Question

2.00 L of 0.800 M NaNO3 must be prepared from a solution known to be 2.50 M in concentration.How many mL are required? Plus don't send me virus links!!!! pls explain how to do it​

Answer 1

1.36 × 10³ mL of water.

Step-by-step explanation:

We can utilize the dilution equation.

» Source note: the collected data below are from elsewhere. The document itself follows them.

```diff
+            const double f = fs[t * 64];
+            acc[0][t] = __builtin_amdgcn_mfma_f64_16x16x4f64(f, xb.x, acc[0][t], 0, 0, 0);
+            acc[1][t] = __builtin_amdgcn_mfma_f64_16x16x4f64(f, xb.y, acc[1][t], 0, 0, 0);
+          }
+          {
+            const double f = fs[TF * 64];
+            acc4[0] = __builtin_amdgcn_mfma_f64_4x4x4f64(f, xb.x, acc4[0], 0, 0, 0);
+            acc4[1] = __builtin_amdgcn_mfma_f64_4x4x4f64(f, xb.y, acc4[1], 0, 0, 0);
+          }
+          if (s + kD < KS) {
+            issue(slot, s + kD);
+          } else {
+            if (s + kD == KS) load_next_strip();
+            issue(slot, s + kD - KS);
+          }
+          if (KIND == 1) asm volatile("" : "+v"(rr_acc), "+v"(pqo_acc));
+          __builtin_amdgcn_sched_barrier(0);
+        }
+#pragma unroll
+        for (int t = 0; t < TF; ++t)
+#pragma unroll
+          for (int r = 0; r < 4; ++r)
+            stw2<false>(own, a.Y, (cbase + (int64_t)(16 * t + 4 * r) * a.inner) * 8, c_oe, tp2,
+                        gd2v{acc[0][t][r], acc[1][t][r]});
+        stw2<false>(own, a.Y, (cbase + (int64_t)16 * TF * a.inner) * 8, c_oe, tp2,
+                    gd2v{acc4[0], acc4[1]});
+        cur_next(cc);
+      }
+      sg0 = sg1;
+      continue;
+    }
 
     Cur lc = cur_at(sg0);
     int64_t lg_n = sg0;
@@ -1465,28 +1599,39 @@
   }
 #undef GG_BLK_MODE
 }
-template <int KIND>
+template <int KIND, int SW = 1>
 static blk_mode_fn mode_fast_fn(int JT) {
   if (KIND != 0 && (JT == 5 || (KIND == 2 && JT == 4))) return nullptr;
   switch (JT) {
-    case 2: return blk_mode_fast_kernel<1, KIND>;
-    case 3: return blk_mode_fast_kernel<2, KIND>;
-    case 4: return blk_mode_fast_kernel<3, KIND>;
-    case 5: return blk_mode_fast_kernel<4, KIND>;
-    case 6: return blk_mode_fast_kernel<5, KIND>;
-    case 7: return blk_mode_fast_kernel<6, KIND>;
+    case 2: return blk_mode_fast_kernel<1, KIND, SW>;
+    case 3: return blk_mode_fast_kernel<2, KIND, SW>;
+    case 4: return blk_mode_fast_kernel<3, KIND, SW>;
+    case 5: return blk_mode_fast_kernel<4, KIND, SW>;
+    case 6: return blk_mode_fast_kernel<5, KIND, SW>;
+    case 7: return blk_mode_fast_kernel<6, KIND, SW>;
     default: return nullptr;
   }
 }
-static blk_mode_fn select_mode(int kind, int JT, bool T4, int h = 0, bool fast = false) {
+static blk_mode_fn mode_fast_of(int kind, int JT, int sw) {
+  if (sw == 2)
+    return kind == 5   ? mode_fast_fn<5, 2>(JT)
+           : kind == 3 ? mode_fast_fn<3, 2>(JT)
+           : kind == 1 ? mode_fast_fn<1, 2>(JT)
+           : kind == 0 ? mode_fast_fn<0, 2>(JT)
+                       : nullptr;
+  return kind == 5   ? mode_fast_fn<5>(JT)
+         : kind == 4 ? mode_fast_fn<4>(JT)
+         : kind == 3 ? mode_fast_fn<3>(JT)
+         : kind == 1 ? mode_fast_fn<1>(JT)
+         : kind == 2 ? mode_fast_fn<2>(JT)
+                     : mode_fast_fn<0>(JT);
+}
+static blk_mode_fn select_mode(int kind, int JT, bool T4, int h = 0, bool fast = false,
+                               int sw = 1) {
   if (T4 && h == 16 * (JT - 1) + 4 && fast) {
-    const blk_mode_fn f = kind == 5   ? mode_fast_fn<5>(JT)
-                          : kind == 4 ? mode_fast_fn<4>(JT)
-                          : kind == 3 ? mode_fast_fn<3>(JT)
-                          : kind == 1 ? mode_fast_fn<1>(JT)
-                          : kind == 2 ? mode_fast_fn<2>(JT)
-                                      : mode_fast_fn<0>(JT);
+    const blk_mode_fn f = mode_fast_of(kind, JT, sw);
     if (f != nullptr) return f;
+    GG_REQUIRE(sw == 1, GG_ERR_RUNTIME, "no two-strip block mode kernel for this launch");
   }
   return (kind == 1 || kind == 3) ? mode_fn<1>(JT, T4)
          : kind == 2              ? mode_fn<2>(JT, T4)
@@ -1546,13 +1691,21 @@
   return n;
 }
 
+static int mode_sw(int kind, const BlockOp* B, int k) {
+  const int JT = B->JT[k];
+  if (!(B->T4[k] && B->h[k] == 16 * (JT - 1) + 4 && B->fast)) return 1;
+  const int bit = kind == 0 ? 1 : (kind == 1 || kind == 3 || kind == 5) ? 2 : 0;
+  if ((B->strips & bit) == 0) return 1;
+  return mode_fast_of(kind, JT, 2) != nullptr ? 2 : 1;
+}
+
 static void blk_set_lds_limits(const BlockOp* B) {
   for (int k = 0; k + 2 < B->d; ++k) {
     const size_t bytes = (size_t)B->KS[k] * B->JT[k] * 64 * sizeof(double);
     for (int kind = 0; kind < 6; ++kind)
       GG_HIP(hipFuncSetAttribute(
-          reinterpret_cast<const void*>(
-              select_mode(kind, B->JT[k], B->T4[k], (int)B->h[k], B->fast)),
+          reinterpret_cast<const void*>(select_mode(kind, B->JT[k], B->T4[k], (int)B->h[k],
+                                                    B->fast, mode_sw(kind, B, k))),
           hipFuncAttributeMaxDynamicSharedMemorySize, (int)bytes));
   }
 }
@@ -1597,6 +1750,8 @@
     B->cus = blk_cus();
     const char* fe = gg::knob("GG_BLK_MODE_FAST");
     B->fast = !(fe && atoi(fe) == 0);
+    const char* st = gg::knob("GG_BLK_MODE_STRIPS");
+    if (st) B->strips = atoi(st) & 3;
     const char* ne = gg::knob("GG_BLK_PRO_NT");
     B->pro_nt = !(ne && atoi(ne) == 0);
     const char* ee = gg::knob("GG_BLK_EPI_NT");
@@ -1723,18 +1878,14 @@
 static int mode_waves(int kind, const BlockOp* B, int k) {
   const int JT = B->JT[k];
   const bool fast = B->T4[k] && B->h[k] == 16 * (JT - 1) + 4 && B->fast &&
-                    (kind == 5   ? mode_fast_fn<5>(JT)
-                     : kind == 4 ? mode_fast_fn<4>(JT)
-                     : kind == 3 ? mode_fast_fn<3>(JT)
-                     : kind == 1 ? mode_fast_fn<1>(JT)
-                     : kind == 2 ? mode_fast_fn<2>(JT)
-                                 : mode_fast_fn<0>(JT)) != nullptr;
+                    mode_fast_of(kind, JT, 1) != nullptr;
   if (!fast) return kBlkModeWaves;
+  if (kind == 0 && mode_sw(kind, B, k) == 2) return fast_waves<0, 2>();
   return kind == 0 ? fast_waves<0>() : kind == 2 ? fast_waves<2>() : fast_waves<1>();
 }
 
 static int64_t mode_geometry(const BlockOp* B, int k, int W, ModeArgs& a, int* grid_out,
-                             int64_t nblk = -1) {
+                             int64_t nblk = -1, int sw = 1) {
   const int d = B->d;
   int64_t inner = 1, outer = 1;
   for (int i = k + 1; i < d; ++i) inner *= B->e[i];
@@ -1743,7 +1894,7 @@
   a.h = (int)B->h[k];
   a.KS = B->KS[k];
   a.inner = inner;
-  a.spb = outer * (inner / 16);
+  a.spb = outer * ceil_div(inner / 16, (int64_t)sw);
   a.gpb = ceil_div(a.spb, (int64_t)W);
   a.ngroups = a.gpb * (nblk < 0 ? ((int64_t)1 << d) : nblk);
   const int64_t grid = std::min<int64_t>(a.ngroups, (int64_t)B->cus);
@@ -1762,7 +1913,7 @@
   int g = 0;
   if (B->d < 3) return 1;
   mode_geometry(B, 0, mode_waves(1, B, 0), a, &g);
-  return g;
+  return std::min<int64_t>(a.ngroups, (int64_t)B->cus);
 }
 
 static int pair_grid(const BlockOp* B, int64_t nblk = -1) {
@@ -1821,7 +1972,8 @@
     else if (k == 1 && side && !pair_side)
       kind = 2;
     const int W = mode_waves(kind, B, k);
-    mode_geometry(B, k, W, a, &grid, nblk);
+    const int sw = mode_sw(kind, B, k);
+    mode_geometry(B, k, W, a, &grid, nblk, sw);
     a.blk0 = blk0;
     a.X = src;
     a.Y = chain;
@@ -1860,7 +2012,8 @@
       GG_REQUIRE(a.sstep <= 128 * (int64_t)a.KS, GG_ERR_VALUE,
                  "block CG: x side job larger than its k-steps");
     }
-    const blk_mode_fn fn = select_mode(kind, B->JT[k], B->T4[k], (int)B->h[k], B->fast);
+    const blk_mode_fn fn =
+        select_mode(kind, B->JT[k], B->T4[k], (int)B->h[k], B->fast, sw);
     const size_t lds = (size_t)B->KS[k] * B->JT[k] * 64 * sizeof(double);
     hipLaunchKernelGGL(fn, dim3(grid), dim3(64 * W), lds, stream, a);
     GG_LAUNCH_CHECK();
```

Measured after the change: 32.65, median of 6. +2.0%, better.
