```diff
@@ -500,19 +534,9 @@
         }
         A.template put_vec<G::ColH2>(rh, h);
         y[rh] = quad_sum(yp) + bo;
-        if (act[rh]) {
-          const int64_t i = row[rh];
-          if (a.ckpt) {
-            float* ck = a.ckpt + (int64_t)(t + 1) * slot + 2 * n * kH;
-            store5(ck + i * kH, q, h);
-            store5(ck + (n + i) * kH, q, c2[rh]);
-          }
-          if (t == T - 1) {
-            store5(state_out + 2 * n * kH + i * kH, q, h);
-            store5(state_out + 2 * n * kH + (n + i) * kH, q, c2[rh]);
-          }
-        }
-      }
+        if (stage) { stage5(0, rh, h); stage5(1, rh, c2[rh]); }
+      }
+      if (stage) flush(tile, 1, ck, out);
       const float yo = own ? y[1] : y[0];
       const float dl = rt.tanh_output ? tanh_acc(yo) * rt.scale : yo * rt.scale;
       x += dl;
@@ -539,6 +563,7 @@
       if (lane == 0) atomicAdd(&S.fx[T], ws);
     }
   }
+  if (elected) bulk_wait_all();
   if (a.labels && a.imit_loss) {
     const double ws = warp_sum_d(imit);
     if (lane == 0) atomicAdd(a.imit_loss, ws / (double)a.n_total);
diff --git a/open_l2o_b200/csrc/cwlstm_tc_bwd.cuh b/open_l2o_b200/csrc/cwlstm_tc_bwd.cuh
--- a/open_l2o_b200/csrc/cwlstm_tc_bwd.cuh
+++ b/open_l2o_b200/csrc/cwlstm_tc_bwd.cuh
@@ -34,7 +34,6 @@
       : L2O_ACC8(0), L2O_ACC8(8), L2O_ACC8(16), L2O_ACC8(24), L2O_ACC8(32)
       : "l"(a), "l"(b), "r"(1));
 }
-__device__ __forceinline__ void wg_bar(int wg) { asm volatile("bar.sync %0, 128;" ::"r"(1 + wg) : "memory"); }
 __device__ __forceinline__ void prefetch_l2_bulk(const void* p, uint32_t bytes) {
   asm volatile("cp.async.bulk.prefetch.L2.global [%0], %1;" ::"l"(p), "r"(bytes) : "memory");
 }
diff --git a/open_l2o_b200/csrc/l2o_tc.cu b/open_l2o_b200/csrc/l2o_tc.cu
--- a/open_l2o_b200/csrc/l2o_tc.cu
+++ b/open_l2o_b200/csrc/l2o_tc.cu
@@ -9,7 +9,9 @@
 
 namespace l2o {
 bool tc_supported(int cfg) { return cfg == 0 || cfg == 1 || cfg == 2; }
+static bool aligned16(const void* p) { return (reinterpret_cast<uintptr_t>(p) & 15) == 0; }
 bool tc_fwd_ok(const l2o_net* h, const l2o_unroll_args& a) {
+  if (!aligned16(a.state) || !aligned16(a.ckpt)) return false;
   if (a.opt_kind == L2O_OPT_QUADRATIC_BATCH) return false;
   if (h->cfg == 2) return true;
   return a.m == nullptr && a.feat_rec == nullptr;
@@ -86,6 +88,7 @@
 }
 
 bool tc_step_ok(const l2o_net* h, const l2o_step_args& a) {
+  if (!aligned16(a.state_out)) return false;
   if (h->cfg == 2) return a.m != nullptr;
   return tc_supported(h->cfg) && a.m == nullptr && a.in1 == nullptr && a.feat_out == nullptr;
 }
```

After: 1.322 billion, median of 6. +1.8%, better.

Recall that:

`\displaystyle M_1V_1= M_2V_2`

Where M represents molarity and V represents volume.

Let the initial concentration and unknown volume be M₁ and V₁, respectively. Let the final concentration and required volume be M₂ and V₂, respectively. Solve for V₁:

`\displaystyle \begin{aligned} (2.50\text{ M})V_1 &= (0.800\text{ M})(2.00\text{ L}) \\ \\ V_1 & = 0.640\text{ L} \end{aligned}`

Therefore, we can begin with 0.640 L of the 2.50 M solution and add enough distilled water to dilute the solution to 2.00 L. The required amount of water is thus:

`\displaystyle 2.00\text{ L} - 0.640\text{ L} = 1.36\text{ L}`

Convert this value to mL:

`\displaystyle 1.36\text{ L} \cdot \frac{1000\text{ mL}}{1\text{ L}} = 1.36* 10^3\text{ mL}`

Therefore, about 1.36 × 10³ mL of water need to be added to the 2.50 M solution.